### [DIRECTIONS]
Using the listing below, return every line that includes "constexpr".

### [INFORMATION PROVIDED]
@@ -511,6 +516,7 @@
                 if constexpr (GATE) {
                     v = mtl_gelu_gate_pk4<bf16, false>(v, hv[it]);
                 }
+                if constexpr (STATS) cst.add(v, m < M && n < n_rows);
                 sp_bstore(v, orsrc, off);
                 if constexpr (ACT) {
                     const u32x4 av = mtl_gelu_pk4<bf16, false>(v);
@@ -519,6 +525,12 @@
             }
             __builtin_amdgcn_wave_barrier();
         }
+        if constexpr (STATS) {
+            float* slots = reinterpret_cast<float*>(smem + img_slot * NE_STAGE + 4 * 32 * NE_ORS);
+            cst.to_lds(slots + wave * CS_WAVE_FLOATS, lane);
+            __syncthreads();
+            colstats_store<2>(slots, P.stats + (int64_t)(m0c / NE_TM) * 2 * n_rows, n0c, n_rows, tid, [](int half, int m) { return m * 2 + half; });
+        }
     }
 }
 
diff --git a/mtlora_amd/csrc/glue.hip b/mtlora_amd/csrc/glue.hip
--- a/mtlora_amd/csrc/glue.hip
+++ b/mtlora_amd/csrc/glue.hip
@@ -266,6 +266,35 @@
     BnParams p = {};
     if (bn_setup(p, R, C, dtype) != MTLORA_OK) return -1;
     return ((int64_t)p.nblk * 2 * C + 4 * C) * 4 + 256;
+}
+
+static int bn_fwd_run(const BnParams& p, int dtype, bool colsum, hipStream_t s) {
+    const int64_t R = p.R, C = p.C;
+    const int threads = (int)mtl_round_up((int64_t)p.rows_per_iter * p.VW, 64);
+    const unsigned apply_blocks = (unsigned)(mtl_ceil_div(R, 16) < BN_APPLY_BLOCKS ? mtl_ceil_div(R, 16) : BN_APPLY_BLOCKS);
+    const size_t lds = (size_t)p.rows_per_iter * 2 * C * 4;
+    const int es = mtl_elem_size(dtype);
+    if (colsum) {
+        MtlProfScope prof(PK_BN, (double)R * C * es, s);
+        if (dtype == MTLORA_F32)
+            hipLaunchKernelGGL((k_bn_colsum<float, false>), dim3(p.nblk), dim3(threads), lds, s, p);
+        else if (dtype == MTLORA_F16)
+            hipLaunchKernelGGL((k_bn_colsum<f16, false>), dim3(p.nblk), dim3(threads), lds, s, p);
+        else
+            hipLaunchKernelGGL((k_bn_colsum<bf16, false>), dim3(p.nblk), dim3(threads), lds, s, p);
+    }
+    hipLaunchKernelGGL(k_bn_finalize, dim3((unsigned)mtl_ceil_div(C, 64)), dim3(64 * BN_FW), 0, s, p);
+    {
+        MtlProfScope prof(PK_BN, (double)R * C * es * 2, s);
+        if (dtype == MTLORA_F32)
+            hipLaunchKernelGGL((k_bn_apply<float, false>), dim3(apply_blocks), dim3(threads), 0, s, p);
+        else if (dtype == MTLORA_F16)
+            hipLaunchKernelGGL((k_bn_apply<f16, false>), dim3(apply_blocks), dim3(threads), 0, s, p);
+        else
+            hipLaunchKernelGGL((k_bn_apply<bf16, false>), dim3(apply_blocks), dim3(threads), 0, s, p);
+    }
+    MTL_CHECK_LAUNCH();
+    return MTLORA_OK;
 }
 
 int mtlora_bn_relu_fwd(const void* x, const float* gamma, const float* beta, float* running_mean, float* running_var,
@@ -293,32 +322,37 @@
     p.momentum = momentum;
     p.eps = eps;
     p.relu = relu;
-    hipStream_t s = (hipStream_t)stream;
-    const int threads = (int)mtl_round_up((int64_t)p.rows_per_iter * p.VW, 64);
-    const unsigned apply_blocks = (unsigned)(mtl_ceil_div(R, 16) < BN_APPLY_BLOCKS ? mtl_ceil_div(R, 16) : BN_APPLY_BLOCKS);
-    const size_t lds = (size_t)p.rows_per_iter * 2 * C * 4;
-    const int es = mtl_elem_size(dtype);
-    {
-        MtlProfScope prof(PK_BN, (double)R * C * es, s);
-        if (dtype == MTLORA_F32)
-            hipLaunchKernelGGL((k_bn_colsum<float, false>), dim3(p.nblk), dim3(threads), lds, s, p);
-        else if (dtype == MTLORA_F16)
-            hipLaunchKernelGGL((k_bn_colsum<f16, false>), dim3(p.nblk), dim3(threads), lds, s, p);
-        else
-            hipLaunchKernelGGL((k_bn_colsum<bf16, false>), dim3(p.nblk), dim3(threads), lds, s, p);
-    }
-    hipLaunchKernelGGL(k_bn_finalize, dim3((unsigned)mtl_ceil_div(C, 64)), dim3(64 * BN_FW), 0, s, p);
-    {
-        MtlProfScope prof(PK_BN, (double)R * C * es * 2, s);
-        if (dtype == MTLORA_F32)
-            hipLaunchKernelGGL((k_bn_apply<float, false>), dim3(apply_blocks), dim3(threads), 0, s, p);
-        else if (dtype == MTLORA_F16)
-            hipLaunchKernelGGL((k_bn_apply<f16, false>), dim3(apply_blocks), dim3(threads), 0, s, p);
-        else
-            hipLaunchKernelGGL((k_bn_apply<bf16, false>), dim3(apply_blocks), dim3(threads), 0, s, p);
-    }
-    MTL_CHECK_LAUNCH();
-    return MTLORA_OK;
+    return bn_fwd_run(p, dtype, true, (hipStream_t)stream);
+}
+
+int mtlora_bn_relu_fwd_from_partials(const void* x, const float* gamma, const float* beta, float* running_mean, float* running_var,
+                                     float momentum, float eps, int relu, void* y, float* save_mean, float* save_rstd,
+                                     float* save_scale, float* save_shift, int64_t R, int64_t C, int dtype, const float* part,
+                                     int64_t nblk, int64_t part_bytes, void* stream) {
+    BnParams p = {};
+    int st = bn_setup(p, R, C, dtype);
+    if (st != MTLORA_OK) return st;
+    if (nblk <= 0 || nblk > 0x7FFFFFFF) return MTLORA_ERR_SHAPE;
+    if (!x || !gamma || !beta || !y || !save_mean || !save_rstd || !save_scale || !save_shift || !part)
+        return MTLORA_ERR_NULL;
+    if (((uintptr_t)x | (uintptr_t)y | (uintptr_t)part) & 15u) return MTLORA_ERR_ALIGN;
+    if (part_bytes < nblk * 2 * C * (int64_t)sizeof(float)) return MTLORA_ERR_WORKSPACE;
+    p.x = x;
+    p.y = y;
+    p.gamma = gamma;
+    p.beta = beta;
+    p.running_mean = running_mean;
+    p.running_var = running_var;
+    p.mean = save_mean;
+    p.rstd = save_rstd;
+    p.scale = save_scale;
+    p.shift = save_shift;
+    p.part = const_cast<float*>(part);
+    p.nblk = (int)nblk;
+    p.momentum = momentum;
+    p.eps = eps;
+    p.relu = relu;
+    return bn_fwd_run(p, dtype, false, (hipStream_t)stream);
 }
 
 int mtlora_bn_relu_bwd(const void* dy, const void* x, const float* save_mean, const float* save_rstd,
diff --git a/mtlora_amd/csrc/linear.hip b/mtlora_amd/csrc/linear.hip
--- a/mtlora_amd/csrc/linear.hip
+++ b/mtlora_amd/csrc/linear.hip
@@ -162,6 +162,7 @@
     q.act_mask = dense ? 0 : P.act_mask;
     q.use_base = P.out[0].use_base;
     q.drop = P.drop;
+    q.stats = P.stats;
     return q;
 }
 
@@ -181,6 +182,32 @@
         go(N{}, N{}, N{});
 }
 
+static bool nt_dense_plan(const Tune& tu, const NtParams& P, int variant, bool& use_e) {
+    const int ntd_mode = tu.ntd;
+    bool dense = false;
+    use_e = false;
+    int ksteps = 0;
+    if (variant == 2 && P.n_out == 1 && P.nz == 0 && ntd_mode != 0 && P.act_mask == 0 && P.n_rows % 8 == 0 && P.n_rows >= 64 &&
+        P.M < (int64_t)0x7FFFFF00 && P.out[0].ptr != nullptr && !(P.out[0].gate && P.out[0].act)) {
+        const int seg = P.L ? P.out[0].seg_hi - P.out[0].seg_lo : 0;
+        const int kk = (P.act[0] && P.out[0].use_base ? P.K : 0);
+        ksteps = (seg + ND_KE - 1) / ND_KE + (kk + ND_KE - 1) / ND_KE;
+        const int64_t tiles = mtl_ceil_div(P.M, ND_TM) * mtl_ceil_div(P.n_rows, ND_TN);
+        const int64_t lim = ((int64_t)1 << 32) - 4096;
+        const bool fits = P.M * P.ld_out * 2 < lim && P.M * P.ld_act * 2 < lim && P.M * P.ldL * 2 < lim && (int64_t)P.n_rows * P.ld_wgt * 2 < lim &&
+                          (int64_t)P.n_rows * P.ldR * 2 < lim && P.K % 8 == 0 && seg % 8 == 0 && (P.ld_act % 8) == 0 && (P.ld_wgt % 8) == 0 &&
+                          (P.ldL % 8) == 0 && (P.ldR % 8) == 0 && (P.L == nullptr || (P.out[0].seg_lo % 8) == 0);
+        const int64_t slots = num_cu(tu);
+        const double eff = (double)tiles / (double)(mtl_ceil_div(tiles, slots) * slots);
+        use_e = ntd_mode == 3 || (ntd_mode == 1 && nte_prefer(tiles, ksteps, slots) && (P.n_rows % ND_TN == 0 || P.n_rows > 2 * ND_TN));
+        dense = fits && ksteps >= 1 &&
+                (ntd_mode == 2 || ntd_mode == 3 || use_e ||
+                 (ksteps >= 6 && (eff >= 0.7 || (tiles <= slots && tiles >= slots / 2)) && (P.n_rows % ND_TN == 0 || P.n_rows > 2 * ND_TN)));
+    }
+    if (dense && P.stats) use_e = true;
+    return dense;
+}
+
 template <typename T>
 static void launch_nt(const Tune& tu, const NtParams& P, hipStream_t s, int kind, double alg_bytes, double s8d_bytes = 0.0, double flops = 0.0) {
     mtl_prof_tag("M%lld K%d N%d ldL%lld no%d na%d nz%d", (long long)P.M, P.K, P.n_rows, (long long)P.ldL, P.n_out, P.n_act, P.nz);
@@ -207,31 +234,18 @@
     }
     mlr = mlr && P.drop.enabled();
     if constexpr (std::is_same<T, bf16>::value) {
-        const int ntd_mode = tu.ntd;
-        bool dense = false, use_e = false;
-        int ksteps = 0;
-        if (variant == 2 && P.n_out == 1 && P.nz == 0 && ntd_mode != 0 && P.act_mask == 0 && P.n_rows % 8 == 0 && P.n_rows >= 64 &&
-            P.M < (int64_t)0x7FFFFF00 && P.out[0].ptr != nullptr && !(P.out[0].gate && P.out[0].act)) {
-            const int seg = P.L ? P.out[0].seg_hi - P.out[0].seg_lo : 0;
-            const int kk = (P.act[0] && P.out[0].use_base ? P.K : 0);
-            ksteps = (seg + ND_KE - 1) / ND_KE + (kk + ND_KE - 1) / ND_KE;
-            const int64_t tiles = mtl_ceil_div(P.M, ND_TM) * mtl_ceil_div(P.n_rows, ND_TN);
-            const int64_t lim = ((int64_t)1 << 32) - 4096;
-            const bool fits = P.M * P.ld_out * 2 < lim && P.M * P.ld_act * 2 < lim && P.M * P.ldL * 2 < lim && (int64_t)P.n_rows * P.ld_wgt * 2 < lim &&
-                              (int64_t)P.n_rows * P.ldR * 2 < lim && P.K % 8 == 0 && seg % 8 == 0 && (P.ld_act % 8) == 0 && (P.ld_wgt % 8) == 0 &&
-                              (P.ldL % 8) == 0 && (P.ldR % 8) == 0 && (P.L == nullptr || (P.out[0].seg_lo % 8) == 0);
-            const int64_t slots = num_cu(tu);
-            const double eff = (double)tiles / (double)(mtl_ceil_div(tiles, slots) * slots);
-            use_e = ntd_mode == 3 || (ntd_mode == 1 && nte_prefer(tiles, ksteps, slots) && (P.n_rows % ND_TN == 0 || P.n_rows > 2 * ND_TN));
-            dense = fits && ksteps >= 1 &&
-                    (ntd_mode == 2 || ntd_mode == 3 || use_e ||
-                     (ksteps >= 6 && (eff >= 0.7 || (tiles <= slots && tiles >= slots / 2)) && (P.n_rows % ND_TN == 0 || P.n_rows > 2 * ND_TN)));
-        }
+        bool use_e = false;
+        const bool dense = nt_dense_plan(tu, P, variant, use_e);
         if (dense) {
             const int64_t mt = mtl_ceil_div(P.M, ND_TM), nt = mtl_ceil_div(P.n_rows, ND_TN);
             const NlParams q = make_nl(P, mt, nt, true);
             const bool ml0 = P.out[0].mask_lr != 0 && P.drop.enabled() && q.seg_hi > q.seg_lo;
             const uint32_t nwg = (uint32_t)(mt * nt), cus = (uint32_t)num_cu(tu);
+            if (q.stats) {
+                MTL_RAISE_LDS((k_nte<false, false, false, true>), SP_LDS_MAX);
+                hipLaunchKernelGGL((k_nte<false, false, false, true>), dim3(nwg < 2u * cus ? nwg : 2u * cus), dim3(256), (size_t)NE_LDS, s, q);
+                return;
+            }
             nl_dispatch(q, ml0, [&](auto ac, auto ml, auto ga) {
                 constexpr bool AC = decltype(ac)::value, ML = decltype(ml)::value, GA = decltype(ga)::value;
                 if (use_e) {
@@ -250,7 +264,7 @@
             const int64_t t128 = m_tiles * mtl_ceil_div(P.n_rows, 128), t192 = m_tiles * mtl_ceil_div(P.n_rows, 192);
             const int64_t slots = 2 * (int64_t)dev_num_cu();
             const double c128 = (double)mtl_ceil_div(t128, slots), c192 = 1.5 * (double)mtl_ceil_div(t192, slots);
-            const bool wide = !P.out[0].act && P.n_rows >= 192 && c192 < c128 - 0.01;
+            const bool wide = !P.out[0].act && !P.stats && P.n_rows >= 192 && c192 < c128 - 0.01;
             const int64_t nt = wide ? mtl_ceil_div(P.n_rows, 192) : n_tiles;
             const NlParams q = make_nl(P, m_tiles, nt, false);
             const bool ml0 = P.out[0].mask_lr != 0 && P.drop.enabled() && q.seg_hi > q.seg_lo;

### [SOLUTION TO THE EXERCISE]
                 if constexpr (GATE) {
+                if constexpr (STATS) cst.add(v, m < M && n < n_rows);
                 if constexpr (ACT) {
+        if constexpr (STATS) {
     if constexpr (std::is_same<T, bf16>::value) {
                 constexpr bool AC = decltype(ac)::value, ML = decltype(ml)::value, GA = decltype(ga)::value;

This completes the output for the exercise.